- Born: Arthur Benjamin Rubinstein March 31, 1938 Brooklyn, New York, United States
- Died: April 23, 2018 (aged 80)
- Genres: Film score
- Occupations: Composer, Conductor
- Instruments: Piano, Synthesizer
- Years active: 1971–2002
- Formerly of: The Beepers

= Arthur B. Rubinstein =

Arthur Benjamin Rubinstein (March 31, 1938 – April 23, 2018) was an American Emmy Award-winning composer. He composed several television series soundtracks and songs for film scores. He was frequently hired by film director John Badham, and the majority of his movie soundtracks are found in Badham's work, including Whose Life Is It Anyway? (1981), WarGames (1983), Blue Thunder (1983), Scarecrow and Mrs.
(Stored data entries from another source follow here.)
@@ -141,7 +141,7 @@
         const int tb = layer == 1 ? T - 1 : T + 1 + dl0(NB);
         for (int m0 = 0; m0 < n_steps; m0 += CHUNK) {
             const int sb = (m0 / CHUNK) & 1;
-            ring_block<NB, CHUNK>(m0 >= tb - T + 2 && m0 + CHUNK - 1 <= tb, [&](const int k, const auto inside) {
+            ring_block<NB, CHUNK>(h48_bwd_sched::chain_inside(layer, T, m0, dl0(NB)), [&](const int k, const auto inside) {
                 const int t = tb - (m0 + k);
                 const bool active = inside.value || (t >= 0 && t < T);
                 const bool prev_active = inside.value || (t + 1 >= 0 && t + 1 < T);
@@ -277,8 +277,13 @@
     const u32x2v q = __builtin_amdgcn_permlane16_swap(__float_as_uint(s02), __float_as_uint(s13), false, false);
     return __uint_as_float(q[0]) + __uint_as_float(q[1]);
 }
-template <class A>
-__device__ __forceinline__ void x1m_role(const A &a, Smem<1> &sm, const int g, const int lane, const int n_steps) {
+template <int DUTY, bool RES, bool DX, class A>
+__device__ __forceinline__ void x1m_role(const A &a, Smem<1> &sm, const int lane_in, const int n_steps) {
+    static_assert(!DX || DUTY < 0, "the input gradient's operand leaves from the wave without a prep duty");
+    int lane = lane_in;
+    asm volatile("; x1m %1" : "+v"(lane) : "n"(4 * (DUTY + 1) + 2 * (RES ? 1 : 0) + (DX ? 1 : 0)));
+    constexpr int g = DUTY == 1 ? 0 : DUTY == 0 ? 1 : 2;
+    constexpr int sched = DUTY == 1 ? h48_bwd_sched::X1_PREP1 : DUTY == 0 ? h48_bwd_sched::X1_PREP0 : DX ? h48_bwd_sched::X1_DX : h48_bwd_sched::X1_PLAIN;
     const int T = a.T, B = a.B;
     const int ks = lane >> 4, ub = (lane >> 2) & 3, jc = lane & 3;
     float wv[H];
@@ -286,14 +291,16 @@
     for (int sidx = 0; sidx < H; ++sidx) wv[sidx] = a.w_ih1[(size_t)(48 * ks + sidx) * H + 16 * g + 4 * ub + jc];
     const int uo = 16 * g + 4 * ub + ks;
     const float awo = a.attn_w[uo];
-    const int pu = lane < H ? lane : lane - 16, pl = g == 0 ? 1 : 0;
+    constexpr int pl = DUTY == 1 ? 1 : 0;
+    const int pu = lane < H ? lane : lane - 16;
     const float p_aw = a.attn_w[pu];
+    const bool has_mk = a.mask || a.rng.on;
     Prof prof = prof_init(a.dbg);
     for (int grp = wg_id(a); grp < B; grp += wg_count(a)) {
         const int b0 = grp;
-        const float dpo = a.residual ? a.dpooled[(size_t)b0 * H + uo] : 0.f;
+        const float dpo = RES ? a.dpooled[(size_t)b0 * H + uo] : 0.f;
         float p_dp = 0.f, p_c = 0.f;
-        if (g < 2) {
+        if constexpr (DUTY >= 0) {
             p_dp = a.dpooled[(size_t)b0 * H + pu];
             p_c = (pl == 1 ? a.cseq1 : a.cseq0)[((size_t)b0 * T + (T - 1)) * H + pu];
         }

King (1986), Stakeout (1987), The Hard Way (1991), Another Stakeout (1993), and Nick of Time (1995). He was also member of the band The Beepers.
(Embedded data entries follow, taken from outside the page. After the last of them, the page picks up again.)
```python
def _conv_route(op, B, C, CO, h, w, run_mfma, run_ref) -> bool:
    if _MODE != 'auto': return _MODE == 'mfma'
    key = (op, B, C, CO, h, w)
    r = _ROUTES.get(key)
    if r is None:
        if _capturing(): return static_rule(op, B, C, CO, h, w)
        for _ in range(_AB_WARMUPS): run_mfma(); run_ref()
        us_m, us_r = _time_interleaved(run_mfma, run_ref, _AB_ROUNDS)
        t_m, t_r = sorted(us_m)[_AB_ROUNDS//2], sorted(us_r)[_AB_ROUNDS//2]
        r = _ROUTES[key] = (t_m < _AB_MARGIN*t_r, t_m, t_r)
    return r[0]


def serve(key, run_mfma, run_ref, *, eligible, force=False):
    if not eligible: return run_ref()
    if force: return run_mfma()
    try:
        use = _conv_route(*key, run_mfma, run_ref)
    except _DECLINED:
        _ROUTES[key] = (False, float('nan'), float('nan'))
        use = False
    if use:
        try:
            return run_mfma()
        except _DECLINED:
            pass
    return run_ref()
```

### slowtv_monodepth_amd/csrc/smd_conv_s2.hip

```cpp
#include "smd_common.h"
#include "smd_kernels.h"
#include "smd_conv_mfma_dev.h"
#include <algorithm>
#include <type_traits>

namespace smd {

namespace {

constexpr int kS2Pix = 388;

template <int P>
__global__ __launch_bounds__(256, 2) void k_conv_s2_fwd(const float* __restrict__ x, const uint4* __restrict__ wp, float* __restrict__ out,
                                                        int CK, int M, int H, int W, int ho, int wo, int TR, int TCW, int KS, int kc_per_split,
                                                        size_t split_stride, unsigned gx, unsigned gy, unsigned gz) {
  constexpr int NPIX = kS2Pix, kBuf = P*NPIX*2;
  __shared__ uint4 tile[2*kBuf];
  const int lane = threadIdx.x & 63, wall = __builtin_amdgcn_readfirstlane(threadIdx.x >> 6), j = lane & 31, g = lane >> 5;
  const int MT = M >> 5, MG = (MT + 3) >> 2;
  const unsigned nblk = (unsigned)(MG*KS)*gx*gy*gz, lid = xcd_block_id(nblk);
  if (lid >= nblk) return;
  const int mg_own = (int)(lid % MG)*4 + wall, mg = min(mg_own, MT - 1), ks = (lid/MG) % KS;
  const unsigned tl = lid/(MG*KS);
  const int x0 = (int)(tl % gx)*TCW, y0 = (int)((tl/gx) % gy)*TR, b = (int)(tl/(gx*gy));
  const int PW = 2*TCW + 1, PWH = TCW + 1, NP = (2*TR + 1)*PW;
  const int KC = CK >> 4, kc0 = ks*kc_per_split, kc1 = min(KC, kc0 + kc_per_split);
  const size_t plane = (size_t)H*W;
  const float* src = x + (size_t)b*CK*plane;

  int lbase[2];
  bool have[2];
#pragma unroll
  for (int nt = 0; nt < 2; ++nt) {
    const int p = nt*32 + j, r = p/TCW, c = p - r*TCW;
    have[nt] = p < TR*TCW && y0 + r < ho && x0 + c < wo;
    lbase[nt] = have[nt] ? 2*r*PW + c : 0;
  }

  using Stage = PatchStager<256, NPIX, P, float, true>;
  constexpr int TRIPS = Stage::TRIPS;
  Stage stage;
#pragma unroll
  for (int t = 0; t < TRIPS; ++t) {
    const int item = Stage::item(t), half = item >= NPIX ? 1 : 0, pix = item - half*NPIX;
    const int rp = pix/PW, q = pix - rp*PW, col = q < PWH ? 2*q : 2*(q - PWH) + 1;
    const int yy = 2*y0 + rp - 1, xx = 2*x0 + col - 1;
    stage.pofs[t] = (pix < NP && yy >= 0 && yy < H && xx >= 0 && xx < W) ? yy*W + xx : -1;
  }
  float v[TRIPS][8];
  auto request = [&](int kc) { stage.request(src, plane, kc, v); };
  auto file_trip = [&](int buf, int t) { stage.file_trip(tile, buf, t, v); };

  f32x16 acc[2], lo[2];
#pragma unroll
  for (int nt = 0; nt < 2; ++nt)
#pragma unroll
    for (int r = 0; r < 16; ++r) { acc[nt][r] = 0.f; lo[nt][r] = 0.f; }

  bf16x8 A[5][P], Bf[2][2][P];
  const uint4* wq = wp + ((size_t)mg*KC*9*P)*64 + lane;
  auto fetch_a = [&](bf16x8 (&dst)[P], int kc, int tap) {
#pragma unroll
    for (int p = 0; p < P; ++p) dst[p] = as_frag(wq[(size_t)((kc*9 + tap)*P + p)*64]);
  };
  auto read_b = [&](bf16x8 (&dst)[2][P], int buf, int tap) {
    const int ky = tap/3, kx = tap % 3;
    const int d = ky*PW + (kx & 1)*PWH + (kx >> 1);
#pragma unroll
    for (int nt = 0; nt < 2; ++nt) Stage::read(tile, buf, lbase[nt] + d, g, dst[nt]);
  };
  auto chunk = [&](int kc, int cur, auto more_tag) {
    constexpr bool MORE = decltype(more_tag)::value;
    read_b(Bf[0], cur, 0);
#pragma unroll
    for (int tap = 0; tap < 9; ++tap) {
      if (tap < 8) read_b(Bf[(tap + 1) & 1], cur, tap + 1);
      split_mfma<P>(A[tap % 5], Bf[tap & 1], acc, lo);
      if (tap <= 4) fetch_a(A[(tap + 4) % 5], kc, tap + 4);
      else if (MORE && tap >= 6) fetch_a(A[tap - 6], kc + 1, tap - 6);
      if (MORE && tap == 8) fetch_a(A[3], kc + 1, 3);
      if (MORE && tap == 4) request(kc + 1);
      if (MORE && tap >= 6) {
#pragma unroll
        for (int t = 0; t < TRIPS; ++t) if (t*3/TRIPS == tap - 6) file_trip(cur ^ 1, t);
      }
      __builtin_amdgcn_sched_barrier(0);
    }
    __syncthreads();
  };

  if (kc0 < kc1) {
    request(kc0);
#pragma unroll
    for (int tap = 0; tap < 4; ++tap) fetch_a(A[tap], kc0, tap);
    stage.file(tile, 0, v);
  }
  __syncthreads();
  int kc = kc0;
  for (; kc + 1 < kc1; ++kc) chunk(kc, (kc - kc0) & 1, std::true_type{});
  if (kc < kc1) chunk(kc, (kc - kc0) & 1, std::false_type{});

  if (mg_own >= MT) return;
  float* dst = out + (size_t)ks*split_stride;
#pragma unroll
  for (int nt = 0; nt < 2; ++nt) {
    if (!have[nt]) continue;
    const int p = nt*32 + j, r = p/TCW, c = p - r*TCW;
#pragma unroll
    for (int rr = 0; rr < 16; ++rr) {
      const int m = mg*32 + mfma32_row(rr, g);
      dst[(((size_t)b*M + m)*ho + y0 + r)*wo + x0 + c] = acc[nt][rr] + lo[nt][rr];
    }
  }
}

__global__ __launch_bounds__(256) void k_s2_split_sum(const float* __restrict__ part, float* __restrict__ out, size_t n4, int KS) {
  const size_t i = (size_t)blockIdx.x*256 + threadIdx.x;
  if (i >= n4) return;
  const f4* p = reinterpret_cast<const f4*>(part);
  f4 s = p[i];
  for (int k = 1; k < KS; ++k) s += p[(size_t)k*n4 + i];
  reinterpret_cast<f4*>(out)[i] = s;
}

void s2_tile(int ho, int wo, int& TR, int& TCW) {
  double best = -1.0; int best_patch = 0;
  TR = 1; TCW = 1;
  for (int tcw = std::min(wo, 64); tcw >= 1; --tcw) {
    int tr = std::min(64/tcw, ho);
    while (tr > 1 && (2*tr + 1)*(2*tcw + 1) > kS2Pix) --tr;
    const int patch = (2*tr + 1)*(2*tcw + 1);
    const double useful = (double)ho*wo/((double)ceil_div(ho, tr)*ceil_div(wo, tcw)*64.0);
    if (useful > best + 1e-9 || (useful > best - 1e-9 && patch < best_patch)) { best = useful; best_patch = patch; TR = tr; TCW = tcw; }
  }
}
struct S2Shape { int TR, TCW, KS, kcs; unsigned gx, gy, gz; dim3 grid; size_t out_elems; };
S2Shape s2_fwd_shape(int B, int C, int CO, int ho, int wo) {
  S2Shape s;
  s2_tile(ho, wo, s.TR, s.TCW);
  s.gx = ceil_div(wo, s.TCW); s.gy = ceil_div(ho, s.TR); s.gz = B;
  const int KC = C >> 4, MG = ceil_div(CO >> 5, 4);
  const long long base = (long long)s.gx*s.gy*s.gz*MG;
  int ks = 1;
  if (base < 384) ks = (int)std::min<long long>(std::max(KC/2, 1), (512 + base - 1)/base);
  s.kcs = ceil_div(KC, ks); s.KS = ceil_div(KC, s.kcs);
  s.grid = dim3(8*(unsigned)ceil_div(base*s.KS, 8ll));
  s.out_elems = (size_t)B*CO*ho*wo;
  return s;
}
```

In 1983 Rubinstein created the score to Blue Thunder (which he composed, conducted and produced) using various synthesizers, a popular instrument of the 80's era. In the score Rubinstein used these synthesizers in a symphonic manner by combining them with brass, percussion and string ensembles. Using the Synclavier II (a digital computer instrument) and dubbing this with both the Jupiter, the Prophet and the Moog analog synthesizers. Rubinstein also created a very unusual sound by placing a microphone inside a large empty water bottle and placing it underneath a Steinway grand piano.

His other film and TV movie scores include The House Without a Christmas Tree (1972), The Great Bank Hoax (1977), The Great American Traffic Jam (1980), On the Right Track (1981), The Phoenix (1982), Deal of the Century (1983), The Cartier Affair (1984), It Came Upon the Midnight Clear (1984), Lost in America (1985), Murder in Space (1985), The Best of Times (1986), Hyper Sapien: People from Another Star (1986), Love Among Thieves (1987),Once Upon a Texas Train (1988), Inherit the Wind (1988), several Season Two episodes of The Simpsons and Dead Man's Island (1996).

He died on April 23, 2018, from cancer at the age of 80. He was among those honored at the 2019 Grammy awards.